The algorithmic strategy business likes quoting academic research to support specific trading factors, particularly in the equity space. Unfortunately, the rules of conventional academic success provide strong incentives for data mining and presenting ‘significant’ results. This greases the wheels of a trial-and-error machinery that discover factors merely by the force of large numbers and clever fitting of the data: some 400 trading factors have so far been published in academic journals (called the “factor zoo”). The number of unpublished and rejected tested factors is probably a high multiple of that. With so many tryouts, conventional significance indicators are largely meaningless and misleading. As with the problem of overfitting (view post here), the best remedies are plausible mathematical adjustments and reliance upon solid prior theory.
The post ties in with SRSV’s summary lecture on macro information inefficiency.

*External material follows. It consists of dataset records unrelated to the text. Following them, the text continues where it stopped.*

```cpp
static S2Args search2_args(const Frame &cur, const RefSet &refs, const NetSet &nets, unsigned long long *clk) {
    S2Args a;
    a.clk = clk;
    a.cur = cur.Y[0];
    int n = 0;
    for (int r = 0; r < 3; ++r) {
        a.ref[r] = refs.ref[r].Y[0];
        a.net_in[r] = nets.net[r][1];
        a.net_out[r] = nets.net[r][0];
        a.bdiff[r] = nets.bdiff[r];
        if (refs.use[r]) a.refmap[n++] = r;
    }
    a.nrefs = n;
    for (int i = n; i < 3; ++i) a.refmap[i] = 0;
    a.w = a.cur.w;
    a.h = a.cur.h;
    a.bw = a.w / 8;
    a.bw_inv = (uint32_t)(((1ull << 32) + a.bw - 1) / a.bw);
    a.nblk = a.w * a.h / 64;
    return a;
}
static bool search2_spread() {
    static const bool on = [] { const char *v = getenv("VP8HIP_S2_SPREAD"); return !(v && v[0] == '0'); }();
    return on;
}
static int search2_iter(bool batch) {
    static const int forced = [] { const char *v = getenv("VP8HIP_S2_ITER"); const int k = v && v[0] ? atoi(v) : 0; return k == 1 || k == 2 || k == 4 ? k : 0; }();
    return forced ? forced : (batch ? 4 : 1);
}
static bool search2_skip() {
    static const bool skip = experiment_skip("s2");
    return skip;
}

void launch_search2(hipStream_t s, const Frame &cur, const RefSet &refs, const NetSet &nets, unsigned long long *clk) {
    const S2Args a = search2_args(cur, refs, nets, clk);
    if (a.nrefs == 0 || search2_skip()) return;
    const int nbx = (a.nblk + 7) / 8;
    if (!search2_spread()) VP8_LAUNCH((k_search2<false, 1>), dim3(nbx, a.nrefs), dim3(256), 0, s, a);
    else if (search2_iter(false) == 4) VP8_LAUNCH((k_search2<true, 4>), dim3((nbx + 3) / 4, a.nrefs), dim3(256), 0, s, a);
    else if (search2_iter(false) == 2) VP8_LAUNCH((k_search2<true, 2>), dim3((nbx + 1) / 2, a.nrefs), dim3(256), 0, s, a);
    else VP8_LAUNCH((k_search2<true, 1>), dim3(nbx, a.nrefs), dim3(256), 0, s, a);
}

bool launch_search2_batch(hipStream_t s, const Frame *const *cur, const RefSet *refs, const NetSet *const *nets, int n, unsigned long long *clk,
                          const ScanRequest *const *scan) {
    BatchOf<S2Args> b;
    b.n = n;
    int maxrefs = 0;
    for (int i = 0; i < n; ++i) {
        b.item[i] = search2_args(*cur[i], refs[i], *nets[i], clk);
        maxrefs = b.item[i].nrefs > maxrefs ? b.item[i].nrefs : maxrefs;
    }
    if (maxrefs == 0 || search2_skip()) return false;
    const int nbx = (b.item[0].nblk + 7) / 8;
    const int persist = persistent_workgroups();
    if (persist > 0 && nbx * maxrefs * n > persist) {
        VP8_LAUNCH(k_search2_p, dim3(persist), dim3(256), 0, s, b, nbx, maxrefs, nbx * maxrefs * n);
        return false;
    }
    S2Scans sc;
    sc.mask = 0;
    for (int i = 0; scan && i < n; ++i) {
        if (!scan[i]) continue;
        const ScanRequest &q = *scan[i];
        const Plane &y = b.item[i].cur;
        sc.mask |= 1u << i;
        sc.item[i] = rc::ScanCore{q.partial, q.partial + 2 * rc::MAX_PARTIALS, q.stats, q.sd, q.strength_out,
                                  rc::SegArgs{y.w * y.h, (y.h - 1) * (y.w - 1), q.is_key, q.refqi[0], q.refqi[1], q.refqi[2], q.refqi[3], q.qi_min}};
    }
    const int iter = search2_spread() ? search2_iter(true) : 1, ngrp = (nbx + iter - 1) / iter;
    if (!sc.mask) {
        if (!search2_spread()) VP8_LAUNCH((k_search2_b<false, 1>), dim3(nbx, maxrefs, n), dim3(256), 0, s, b);
        else if (iter == 4) VP8_LAUNCH((k_search2_b<true, 4>), dim3(ngrp, maxrefs, n), dim3(256), 0, s, b);
        else if (iter == 2) VP8_LAUNCH((k_search2_b<true, 2>), dim3(ngrp, maxrefs, n), dim3(256), 0, s, b);
        else VP8_LAUNCH((k_search2_b<true, 1>), dim3(nbx, maxrefs, n), dim3(256), 0, s, b);
        return false;
    }
    sc.nbx = ngrp;
    sc.wgs = (b.item[0].h + rc::ROWS_PER_BLOCK - 1) / rc::ROWS_PER_BLOCK;
    if (!search2_spread()) VP8_LAUNCH((k_search2_bs<false, 1>), dim3(nbx + sc.wgs, maxrefs, n), dim3(256), 0, s, b, sc);
    else if (iter == 4) VP8_LAUNCH((k_search2_bs<true, 4>), dim3(ngrp + sc.wgs, maxrefs, n), dim3(256), 0, s, b, sc);
    else if (iter == 2) VP8_LAUNCH((k_search2_bs<true, 2>), dim3(ngrp + sc.wgs, maxrefs, n), dim3(256), 0, s, b, sc);
    else VP8_LAUNCH((k_search2_bs<true, 1>), dim3(nbx + sc.wgs, maxrefs, n), dim3(256), 0, s, b, sc);
    return true;
}

}
```

Baseline: 69.19 million.

## Loop over all references inside one search2 workgroup and relayout subpel buffer

Batched search2 kernels now process every reference frame inside a single workgroup instead of one grid row per reference. The current-block precompute (dot products against the metric weights) is done once and reused across references. The interpolated-candidate LDS buffer is relaid so each candidate's four columns are contiguous and can be read with one vector load. The zero-MV reference block is stored into the same buffer. Default ITER for batches drops from 4 to 2 and the non-batch kernel switches to a waves_per_eu occupancy hint. This trades fewer workgroups and less parallelism for less redundant current-block work and fewer launches, with larger LDS per group.

```diff
diff --git a/vp8oclenc_amd/csrc/kernels_s2.hip b/vp8oclenc_amd/csrc/kernels_s2.hip
--- a/vp8oclenc_amd/csrc/kernels_s2.hip
+++ b/vp8oclenc_amd/csrc/kernels_s2.hip
@@ -41,7 +41,11 @@
 static __device__ __constant__ const OperandTable K_AV = make_av();
 
 constexpr int HT_XC = 36;
-constexpr int V_STRIDE = 20;
+constexpr int V_CAND = 4;
+constexpr int V_ROW = 26 * V_CAND;
+constexpr int V_SLOT = 4 * V_ROW;
+constexpr int V_ZERO = 25;
+constexpr int PRE_SLOT = 96;
 constexpr int WIN_ROW = 8;
 __device__ __forceinline__ void lds_fence() { asm volatile("s_waitcnt lgkmcnt(0)" ::: "memory"); }
 
@@ -93,166 +97,184 @@
     return __builtin_amdgcn_mfma_i32_32x32x32_i8(a, b, c, 0, 0, 0);
 }
 
-template <bool SPREAD>
+template <bool SPREAD, bool ALLREFS>
 __device__ __forceinline__ void search2_body(const S2Args &a, int wg_x, int ref_idx, int tn) {
-    if (ref_idx >= a.nrefs) return;
+    if (ALLREFS ? a.nrefs == 0 : ref_idx >= a.nrefs) return;
     __shared__ __attribute__((aligned(16))) uint32_t s_HT[8][5 * HT_XC];
-    __shared__ __attribute__((aligned(16))) uint32_t s_cz[8][32];
-    __shared__ __attribute__((aligned(16))) uint32_t s_V[8][25 * V_STRIDE];
-    uint32_t(*s_win)[25 * V_STRIDE] = s_V;
-    int(*s_pre)[5 * HT_XC] = reinterpret_cast<int(*)[5 * HT_XC]>(s_HT);
-    const int r = a.refmap[ref_idx];
+    __shared__ __attribute__((aligned(16))) uint32_t s_V[8][V_SLOT];
+    uint32_t(*s_win)[V_SLOT] = s_V;
+    __shared__ __attribute__((aligned(16))) int s_pre[8][PRE_SLOT];
+    int(*s_q3)[5 * HT_XC] = reinterpret_cast<int(*)[5 * HT_XC]>(s_HT);
     const int g = threadIdx.x >> 5, lane = threadIdx.x & 31;
+    const int wl = threadIdx.x & 63, kh = wl >> 5, gp = g & ~1;
     const int b = imin(wg_x * 8 + g, a.nblk - 1);
     const bool live = wg_x * 8 + g < a.nblk;
     const int by = a.bw == 1 ? b : (int)__umulhi((uint32_t)b, a.bw_inv), bx = b - by * a.bw;
     const int cx = bx * 8, cy = by * 8;
-    const uint32_t nv = reinterpret_cast<const uint32_t *>(a.net_in[r])[b];
-    const int nx = (int16_t)(nv & 0xffffu), ny = (int16_t)(nv >> 16);
-    const int v0x = (int16_t)(nx * 4), v0y = (int16_t)(ny * 4);
-    const int Lx = iclamp(cx + nx, 3 - EXT, a.w + EXT - 11), Ly = iclamp(cy + ny, 3 - EXT, a.h + EXT - 11);
-    const Plane rf = a.ref[r];
-    const int wl = threadIdx.x & 63, kh = wl >> 5, gp = g & ~1;
-    const int g_n = tn >> 5, lane_n = tn & 31, wl_n = tn & 63, kh_n = wl_n >> 5, gp_n = g_n & ~1;
     {
-        const int row = lane_n >> 1, half = lane_n & 1;
-        v4i v;
-        __builtin_memcpy(&v, rf.p + (ptrdiff_t)(Ly - 3 + row) * rf.stride + (Lx - 3) + 16 * half, 16);
-        *reinterpret_cast<v4i *>(&s_win[g_n][row * WIN_ROW + 4 * half]) = v ^ (int)0x80808080u;
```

The below are quotes from the paper. Emphasis and cursive text have been added.
Factor zoo and moral hazard
“The rate of factor production in the academic research is out of control. We document over 400 factors published in top journals. Surely, many of them are false.”
The link to the Google sheet1 with the Factor Census is https://tinyurl.com/y23ozzkc
“Academic journals overwhelmingly publish papers with positive results that support the hypothesis being tested. Papers with positive results tend to be cited more than papers with negative results. Journal quality is often proxied by impact factors, which measure the number of citations the papers published by the journal get. Journal editors want higher impact factors. Authors figure this out. To maximize the chance a paper is published, the paper needs a positive result. Hence, the data mining begins.”
“The backtested results published in academic outlets are routinely cited to support commercial products. As a consequence, investors develop exaggerated expectations based on inflated backtested results and are then disappointed by the live trading experience.”
Why (most) significant statistics are not significant
“Almost all of the past research fails to take into account the multiple testing problem: with so many factors tried, some will appear ‘significant’ purely by chance.”
“We must take multiple testing into account when assessing statistical significance. We usually focus on an acceptable rate of false positives (e.g., a 5% level) and will often declare a factor significant at the 5% level (e.g., two standard errors from zero, aka two sigma). This works for a single try, but if we test for instance, 20 different factors, one will likely be two sigma—purely by chance. If we accept this factor as a true factor, the error rate will not be 5%, but closer to 60%. Hence, it is crucial to impose a higher hurdle for declaring a factor significant. Two sigma is far too weak a threshold and leads to an unacceptably large number of false positives.”
“Whereas we can count the factors published in academic journals, we cannot count the factors that do not make it into journals….the ‘file drawer effect’… The ‘file drawer effect’ means that we are not aware of all the factors that have been tested…This is evident from the severe truncation of the distribution of t-statistics presented [in academic papers, which incredibly seems to suggest that trading factors rarely lack statistical significance].”
“A researcher invests time in a project and realizes the factor will not exceed the usual significance level…The researcher is faced with the following dilemma. Should she expend the effort to finish the project and invest her time in the peer review process at potentially multiple journals, or walk away from the project…put it in the file drawer?…So aside from the decreased probability of publishing a paper with negative results, researchers often file away papers they are not excited about.”
“Many multiple testing corrections are suggested in the literature. The simplest is the Bonferroni correction. Suppose we try 50 factors and find that one is approximately three sigma with a p-value of 0.01. Three sigma is impressive under a single test (usually we look for a p-value < 0.05)—but we did 50 tests. The Bonferroni correction simply multiplies the p-value by the number of tests. So the Bonferroni-adjusted p-value is 0.50, which is much larger than our usual 0.05.”
The importance of plausible prior theory
“Suppose Researcher A develops an economic model from first principles. An implication of the model is that a particular formulation of a factor should impact the cross-section of expected returns. Such a formation has not been tested before. Researcher A goes to the data and tests this particular factor formation and finds that it is ‘significant.’ Researcher B has a much different strategy. This researcher uses no theory or economic foundation. Researcher B is trained in data science rather than in economics. He tests various combinations and permutations of CRSP and Computstat data and ‘discovers’ a new factor. Should we treat the discovery from Researcher A (first principles) and Researcher B (data mined) identically? We think not…Injecting some prior beliefs into the decision making is critically necessary.”